- [EXERCISE] Retype each record shown below, leaving every character as it is.

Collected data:
int pca_bev_generate_chain(pca_ctx *ctx, const pca_store *store, const double *intensity64, const int64_t *frame_off,
                           int slot_begin, int slot_split, int slot_end, int64_t max_points, const pca_bev_params *prm,
                           const double *pending_Ts, const int *pending_slot_ends, int n_pending, int write_back,
                           void *workspace, int64_t workspace_bytes, double *planes, uint16_t *planes_f16,
                           double *extra_planes, void *stream)
{
    if (!ctx) return -1;
    const bool bin_given = ctx->bin_valid;
    const int bin_first = ctx->bin_first, bin_end = ctx->bin_end;
    ctx->bin_valid = false;
    if (max_points < 1) max_points = 1;
    hipStream_t s = (hipStream_t)stream;
    PCA_CHECK(ctx, hipSetDevice(ctx->device));
    BevArgs a;
    if (bev_prepare(ctx, store, intensity64, frame_off, slot_begin, slot_split, slot_end, max_points, prm, pending_Ts,
                    pending_slot_ends, n_pending, write_back, workspace, workspace_bytes, planes, planes_f16, extra_planes, a))
        return -1;
    if (bev_set_lds_attributes(ctx)) return -1;
    const int heavy_grid = a.T < ctx->n_cu ? a.T : ctx->n_cu;
    a.heavy_hint = ctx->heavy_hint_dev;
    a.heavy_hint_known = *ctx->heavy_hint;
    if (a.heavy_hint_known != 0) ctx->heavy_cooldown = 64;
    else if (ctx->heavy_cooldown > 0) --ctx->heavy_cooldown;
    a.heavy_launched = a.heavy_hint_known != 0 || ctx->heavy_cooldown > 0;
    { static int always = -1; if (always < 0) { const char *e = getenv("PCA_BEV_HEAVY_ALWAYS"); always = e ? atoi(e) : 0; } if (always) a.heavy_launched = 1; }
    { static int sp = -1; if (sp < 0) { const char *e = getenv("PCA_BEV_SPLIT"); sp = e ? atoi(e) : 1; }
      a.split = (sp && a.heavy_launched && !intensity64 && (size_t)a.T * 16 <= 128 * 1024) ? (sp == 2 ? 2 : 1) : 0; }
    const size_t lds = (size_t)a.T * 8 * (a.split ? 2 : 1);
    int one_round = 0;
    if (bin_given) {
        static int cu = -1;
        static int64_t pts = -1;
        if (cu < 0) { const char *e = getenv("PCA_BEV_CULL"); cu = e ? atoi(e) : 1; }
        if (pts < 0) { const char *e = getenv("PCA_BEV_ONE_ROUND_PTS"); pts = e ? atoll(e) : 14500; }
        if (cu && !(n_pending > 0 && write_back)) {
            int f = bin_first > slot_begin ? bin_first : slot_begin, e = bin_end < slot_end ? bin_end : slot_end;
            if (e < f) e = f;
            a.bin_first = f; a.bin_end = e;
            a.span_hint = ctx->heavy_hint_dev + 1;
            a.span_hint_known = ctx->heavy_hint[1];
            if (pts > 0 && a.span_hint_known != 0 && (int64_t)a.span_hint_known * 1024 <= pts * ctx->n_cu && a.G > ctx->n_cu) one_round = ctx->n_cu;
        }
    }
    bool fuse = false;
    K1Args k1a;
    if (ctx->k1_pend.valid) {
        static int fk = -1;
        if (fk < 0) { const char *e = getenv("PCA_FUSE_K1"); fk = e ? atoi(e) : 1; }
        const pca_ctx::K1Pending &pd = ctx->k1_pend;
        int nt = 0;
        bool owed_ok = true;
        for (int k = 0; k < n_pending; ++k) owed_ok = owed_ok && pending_slot_ends[k] <= pd.slot;
        fuse = fk && owed_ok && !intensity64 && pd.stream == s && pd.slot == slot_end - 1 && pd.slot >= slot_begin && pd.frame_off == frame_off &&
               pd.store.x == store->x && lds <= 80 * 1024 && pd.fr.n <= K1_RIDE * K1_SEG && pd.fr.n <= max_points &&
               pca_k1_prepare_pending(ctx, &k1a, &nt, s) == 0 && nt <= K1_RIDE;
        { static int fd = -1; if (fd < 0) { const char *e = getenv("PCA_FUSE_DBG"); fd = e ? atoi(e) : 0; }
          if (fd && !fuse)
              fprintf(stderr, "bev: K1 of slot %d not taken along: switch %d owed_ok %d i64 %d stream %d slot %d (window %d..%d) frame_off %d store %d lds %zu n %d max_points %lld nt %d\n",
                      pd.slot, fk, (int)owed_ok, intensity64 != nullptr, pd.stream == s, pd.slot == slot_end - 1, slot_begin, slot_end,
                      pd.frame_off == frame_off, pd.store.x == store->x, lds, pd.fr.n, (long long)max_points, nt); }
        if (fuse) {
            const int cap = max_groups(), G0 = a.G;
            if (one_round) one_round -= nt;
            a.G = one_round > 0 ? one_round + nt : (G0 + nt <= cap || (cap - 2 * nt) * 4 < 3 * G0) ? G0 + nt : cap - nt;
            a.Gk = nt; bev_table_order(a); a.k1_slot = pd.slot; a.k1_n = pd.fr.n;
            a.max_points = max_points - pd.fr.n;
        }
        else if (pca_k1_flush_pending(ctx)) return -1;
    }
    if (one_round > 0 && !fuse) { a.G = one_round; bev_table_order(a); }
    if (ctx->profiling == 2) pca_prof_begin(ctx, PCA_K_BEV_UNIT, s);
#define PCA_BEV_HEAVY_LAUNCH(I, E, O) PCA_LAUNCH_SHM(ctx, PCA_K_BEV_CELLS_HEAVY, (bev_tile_cells_heavy<I, E, O>), dim3(heavy_grid), dim3(H_THREADS), HEAVY_LDS_BYTES, s, a)
#define PCA_BEV_HEAVY_PICK(I)                                                                                          \
    do {                                                                                                               \
        if (a.extra) { if (a.split) PCA_BEV_HEAVY_LAUNCH(I, true, true); else PCA_BEV_HEAVY_LAUNCH(I, true, false); }  \
        else { if (a.split) PCA_BEV_HEAVY_LAUNCH(I, false, true); else PCA_BEV_HEAVY_LAUNCH(I, false, false); }        \
    } while (0)
    if (intensity64) {
        PCA_LAUNCH_SHM(ctx, PCA_K_BEV_BIN, bev_tile_bin<true>, dim3(a.G), dim3(AB_THREADS), lds, s, a);
        PCA_LAUNCH(ctx, PCA_K_BEV_CELLS, bev_tile_cells<true>, dim3(a.T), dim3(C_THREADS), s, a);
        if (a.heavy_launched) PCA_BEV_HEAVY_PICK(true);
    } else {
        if (fuse) {
            PCA_LAUNCH_SHM(ctx, PCA_K_BEV_BIN, bev_tile_bin_k1, dim3(a.G), dim3(AB_THREADS), lds, s, a, k1a);
            pca_k1_pending_launched(ctx, s);
        } else {
            PCA_LAUNCH_SHM(ctx, PCA_K_BEV_BIN, bev_tile_bin<false>, dim3(a.G), dim3(AB_THREADS), lds, s, a);
        }
        PCA_LAUNCH(ctx, PCA_K_BEV_CELLS, bev_tile_cells<false>, dim3(a.T), dim3(C_THREADS), s, a);
        if (a.heavy_launched) PCA_BEV_HEAVY_PICK(false);
    }
#undef PCA_BEV_HEAVY_PICK
#undef PCA_BEV_HEAVY_LAUNCH
    if (ctx->profiling == 2) pca_prof_end(ctx, s);
    PCA_CHECK(ctx, hipGetLastError());
    return 0;
}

- [YOUR RESPONSE]
int pca_bev_generate_chain(pca_ctx *ctx, const pca_store *store, const double *intensity64, const int64_t *frame_off,
                           int slot_begin, int slot_split, int slot_end, int64_t max_points, const pca_bev_params *prm,
                           const double *pending_Ts, const int *pending_slot_ends, int n_pending, int write_back,
                           void *workspace, int64_t workspace_bytes, double *planes, uint16_t *planes_f16,
                           double *extra_planes, void *stream)
{
    if (!ctx) return -1;
    const bool bin_given = ctx->bin_valid;
    const int bin_first = ctx->bin_first, bin_end = ctx->bin_end;
    ctx->bin_valid = false;
    if (max_points < 1) max_points = 1;
    hipStream_t s = (hipStream_t)stream;
    PCA_CHECK(ctx, hipSetDevice(ctx->device));
    BevArgs a;
    if (bev_prepare(ctx, store, intensity64, frame_off, slot_begin, slot_split, slot_end, max_points, prm, pending_Ts,
                    pending_slot_ends, n_pending, write_back, workspace, workspace_bytes, planes, planes_f16, extra_planes, a))
        return -1;
    if (bev_set_lds_attributes(ctx)) return -1;
    const int heavy_grid = a.T < ctx->n_cu ? a.T : ctx->n_cu;
    a.heavy_hint = ctx->heavy_hint_dev;
    a.heavy_hint_known = *ctx->heavy_hint;
    if (a.heavy_hint_known != 0) ctx->heavy_cooldown = 64;
    else if (ctx->heavy_cooldown > 0) --ctx->heavy_cooldown;
    a.heavy_launched = a.heavy_hint_known != 0 || ctx->heavy_cooldown > 0;
    { static int always = -1; if (always < 0) { const char *e = getenv("PCA_BEV_HEAVY_ALWAYS"); always = e ? atoi(e) : 0; } if (always) a.heavy_launched = 1; }
    { static int sp = -1; if (sp < 0) { const char *e = getenv("PCA_BEV_SPLIT"); sp = e ? atoi(e) : 1; }
      a.split = (sp && a.heavy_launched && !intensity64 && (size_t)a.T * 16 <= 128 * 1024) ? (sp == 2 ? 2 : 1) : 0; }
    const size_t lds = (size_t)a.T * 8 * (a.split ? 2 : 1);
    int one_round = 0;
    if (bin_given) {
        static int cu = -1;
        static int64_t pts = -1;
        if (cu < 0) { const char *e = getenv("PCA_BEV_CULL"); cu = e ? atoi(e) : 1; }
        if (pts < 0) { const char *e = getenv("PCA_BEV_ONE_ROUND_PTS"); pts = e ? atoll(e) : 14500; }
        if (cu && !(n_pending > 0 && write_back)) {
            int f = bin_first > slot_begin ? bin_first : slot_begin, e = bin_end < slot_end ? bin_end : slot_end;
            if (e < f) e = f;
            a.bin_first = f; a.bin_end = e;
            a.span_hint = ctx->heavy_hint_dev + 1;
            a.span_hint_known = ctx->heavy_hint[1];
            if (pts > 0 && a.span_hint_known != 0 && (int64_t)a.span_hint_known * 1024 <= pts * ctx->n_cu && a.G > ctx->n_cu) one_round = ctx->n_cu;
        }
    }
    bool fuse = false;
    K1Args k1a;
    if (ctx->k1_pend.valid) {
        static int fk = -1;
        if (fk < 0) { const char *e = getenv("PCA_FUSE_K1"); fk = e ? atoi(e) : 1; }
        const pca_ctx::K1Pending &pd = ctx->k1_pend;
        int nt = 0;
        bool owed_ok = true;
        for (int k = 0; k < n_pending; ++k) owed_ok = owed_ok && pending_slot_ends[k] <= pd.slot;
        fuse = fk && owed_ok && !intensity64 && pd.stream == s && pd.slot == slot_end - 1 && pd.slot >= slot_begin && pd.frame_off == frame_off &&
               pd.store.x == store->x && lds <= 80 * 1024 && pd.fr.n <= K1_RIDE * K1_SEG && pd.fr.n <= max_points &&
               pca_k1_prepare_pending(ctx, &k1a, &nt, s) == 0 && nt <= K1_RIDE;
        { static int fd = -1; if (fd < 0) { const char *e = getenv("PCA_FUSE_DBG"); fd = e ? atoi(e) : 0; }
          if (fd && !fuse)
              fprintf(stderr, "bev: K1 of slot %d not taken along: switch %d owed_ok %d i64 %d stream %d slot %d (window %d..%d) frame_off %d store %d lds %zu n %d max_points %lld nt %d\n",
                      pd.slot, fk, (int)owed_ok, intensity64 != nullptr, pd.stream == s, pd.slot == slot_end - 1, slot_begin, slot_end,
                      pd.frame_off == frame_off, pd.store.x == store->x, lds, pd.fr.n, (long long)max_points, nt); }
        if (fuse) {
            const int cap = max_groups(), G0 = a.G;
            if (one_round) one_round -= nt;
            a.G = one_round > 0 ? one_round + nt : (G0 + nt <= cap || (cap - 2 * nt) * 4 < 3 * G0) ? G0 + nt : cap - nt;
            a.Gk = nt; bev_table_order(a); a.k1_slot = pd.slot; a.k1_n = pd.fr.n;
            a.max_points = max_points - pd.fr.n;
        }
        else if (pca_k1_flush_pending(ctx)) return -1;
    }
    if (one_round > 0 && !fuse) { a.G = one_round; bev_table_order(a); }
    if (ctx->profiling == 2) pca_prof_begin(ctx, PCA_K_BEV_UNIT, s);
#define PCA_BEV_HEAVY_LAUNCH(I, E, O) PCA_LAUNCH_SHM(ctx, PCA_K_BEV_CELLS_HEAVY, (bev_tile_cells_heavy<I, E, O>), dim3(heavy_grid), dim3(H_THREADS), HEAVY_LDS_BYTES, s, a)
#define PCA_BEV_HEAVY_PICK(I)                                                                                          \
    do {                                                                                                               \
        if (a.extra) { if (a.split) PCA_BEV_HEAVY_LAUNCH(I, true, true); else PCA_BEV_HEAVY_LAUNCH(I, true, false); }  \
        else { if (a.split) PCA_BEV_HEAVY_LAUNCH(I, false, true); else PCA_BEV_HEAVY_LAUNCH(I, false, false); }        \
    } while (0)
    if (intensity64) {
        PCA_LAUNCH_SHM(ctx, PCA_K_BEV_BIN, bev_tile_bin<true>, dim3(a.G), dim3(AB_THREADS), lds, s, a);
        PCA_LAUNCH(ctx, PCA_K_BEV_CELLS, bev_tile_cells<true>, dim3(a.T), dim3(C_THREADS), s, a);
        if (a.heavy_launched) PCA_BEV_HEAVY_PICK(true);
    } else {
        if (fuse) {
            PCA_LAUNCH_SHM(ctx, PCA_K_BEV_BIN, bev_tile_bin_k1, dim3(a.G), dim3(AB_THREADS), lds, s, a, k1a);
            pca_k1_pending_launched(ctx, s);
        } else {
            PCA_LAUNCH_SHM(ctx, PCA_K_BEV_BIN, bev_tile_bin<false>, dim3(a.G), dim3(AB_THREADS), lds, s, a);
        }
        PCA_LAUNCH(ctx, PCA_K_BEV_CELLS, bev_tile_cells<false>, dim3(a.T), dim3(C_THREADS), s, a);
        if (a.heavy_launched) PCA_BEV_HEAVY_PICK(false);
    }
#undef PCA_BEV_HEAVY_PICK
#undef PCA_BEV_HEAVY_LAUNCH
    if (ctx->profiling == 2) pca_prof_end(ctx, s);
    PCA_CHECK(ctx, hipGetLastError());
    return 0;
}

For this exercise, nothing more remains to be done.